How can I canonicalize a URL when url::Canonicalize isn't canonical enough?
```
#include "url/url_util.h"
void canonicalize(const std::string src) {
constexpr bool trim_path_end = false;
std::string dst;
url::StdStringCanonOutput o(&dst);
url::Parsed p;
url::Canonicalize(src.data(), src.size(), trim_path_end, NULL, &o, &p);
o.Complete();
LOG(ERROR) << dst;
}
// etc
canonicalize("
http://a.example.com/x-y=z");
canonicalize("
http://b.example.com/x%2Dy%3Dz");
```
prints
```
http://a.example.com/x-y=z
http://b.example.com/x-y%3Dz
```
so the "%2D" and "%3D" are treated differently. I'm guessing because
"=" / "%3D" is a reserved character:
https://en.wikipedia.org/wiki/URL_encoding#Types_of_URI_characters
It looks deliberate, although it's not obvious why:
https://source.chromium.org/chromium/chromium/src/+/main:url/url_canon_unittest.cc;l=1301;drc=ed519e442491476fbf09e2e419efb27716a94bed
Neither "url/url_canon.h", "url/url_util.h" or
https://source.chromium.org/chromium/chromium/src/+/main:url/README.md
give detail on what "URL canonicalization" means exactly.

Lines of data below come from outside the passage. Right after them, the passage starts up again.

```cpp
static __device__ __forceinline__ int vpd_bn_virtual_block(int b, int grid, int R) {
    if (R <= 0 || grid != 256) return b;
    const int x = b & 7, jj = b >> 3;
    const int u = jj / R, r = jj - u * R;
    return (u * 8 + x) * R + r;
// ... 533 lines not shown
```

### vpd_amd/csrc/conv_wgrad.hip

```cpp
#include <stdio.h>
#include <stdlib.h>

#include <string.h>
#include <algorithm>
#include <utility>
#include <vector>
#include "common.h"

static __device__ __forceinline__ int wg_swz(int r, int c16) {
    const int f = ((r >> 1) & 1) | (((r >> 3) & 1) << 1);
    return r * 64 + ((((c16 >> 1) ^ f) << 4) | ((c16 & 1) << 3));
}

static __device__ __forceinline__ bf16x8 tr_frag(const bf16_t* tile, int rbase, int ctile, int lane) {
    const int g = lane >> 4, i = lane & 15, q = i >> 2, pp = i & 3;
    const int col = ctile * 16 + 4 * pp;
    const int r0 = rbase + 8 * g + q;
    const int r1 = r0 + 4;
    const int f0 = ((r0 >> 1) & 1) | (((r0 >> 3) & 1) << 1);
    const int f1 = ((r1 >> 1) & 1) | (((r1 >> 3) & 1) << 1);
    const int o0 = r0 * 64 + ((((col >> 4) ^ f0) << 4) | (col & 15));
    const int o1 = r1 * 64 + ((((col >> 4) ^ f1) << 4) | (col & 15));
    typedef s16x4 __attribute__((address_space(3))) * lds_p;
    const s16x4 lo = __builtin_amdgcn_ds_read_tr16_b64_v4i16((lds_p)(tile + o0));
    const s16x4 hi = __builtin_amdgcn_ds_read_tr16_b64_v4i16((lds_p)(tile + o1));
    s16x8 v;
    v[0] = lo[0]; v[1] = lo[1]; v[2] = lo[2]; v[3] = lo[3];
    v[4] = hi[0]; v[5] = hi[1]; v[6] = hi[2]; v[7] = hi[3];
    return __builtin_bit_cast(bf16x8, v);
}
// ... 588 lines not shown
        issue(0);
        if (nch > 1) issue(1);
        for (int c = 0; c < nch; ++c) {
            if (c + 1 < nch) asm volatile("s_waitcnt vmcnt(%0)" ::"n"(PER_CHUNK) : "memory");
            else asm volatile("s_waitcnt vmcnt(0)" ::: "memory");
            __builtin_amdgcn_s_barrier();
            if (c + 2 < nch) issue(c + 2);
        }
        return;
    }
    const int ctile = wave & 3;
    if (wave < 4) wgrad_stem_half<0, 4>(p, ring, STAGE, nch, ctile, lane);
    else wgrad_stem_half<4, 7>(p, ring, STAGE, nch, ctile, lane);
}

static bool wg_stem_eligible(const WgradParams& p, int* TR) {
    if (!(p.slab && p.xC == 8 && p.Kc == 64 && p.Co == 64 && p.istr == 2 && p.taps.nr == 7 && p.taps.nc == 1 &&
          p.taps.dy0 == 0 && p.taps.dys == 1 && p.taps.dx0 == 0 && p.taps.w0 == 0 && p.taps.wrs == 1))
        return false;
    if (p.Ws <= 0 || 64 % p.Ws != 0) return false;
    *TR = 64 / p.Ws;
    if (*TR > p.Hs || p.Hs % *TR != 0 || p.M % 64 != 0) return false;
    return ((2 * *TR + 5) * p.xWp + 7) / 8 <= 128;
}
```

My problem is that I'm have URLs whose path contains what looks like a
base-64 encoded something, and base-64 uses "=" for padding. Some
times my URLs have "=" and other times they have "%3D" and I'd like to
canonicalize them so I can compare for equality.
Converting a std::string to a GURL and then callling path() doesn't
help, since that basically just invokes url::Canonicalize().
This is for ChromiumOS Fusebox
(
https://source.chromium.org/chromium/chromium/src/+/main:chrome/browser/ash/fusebox/README.md)
drag-and-drop, where third party JS can offer filesystem URLs as
drag-and-drop data sources. I want to compare these URLs (and their
prefixes) with an allow-list, and thought that canonicalization would
facilitate that, but url::Canonicalize doesn't collapse "=" and "%3D"
to the same thing.
I'm writing C++ (not JS), so I don't have access to JS's
decodeURIComponent() or decodeURI().
"url/url_util.h" does offer a DecodeURLEscapeSequences C++ function
but I'm hesitant to use it because, IIUC, it's not idempotent. Given
"%2541" input, DecodeURLEscapeSequences'ing it once gives "%41" but
DecodeURLEscapeSequences'ing it twice gives "A".
Do I have to roll my own URL canonicalization, separate from
url::Canonicalize from "url/url_util.h"?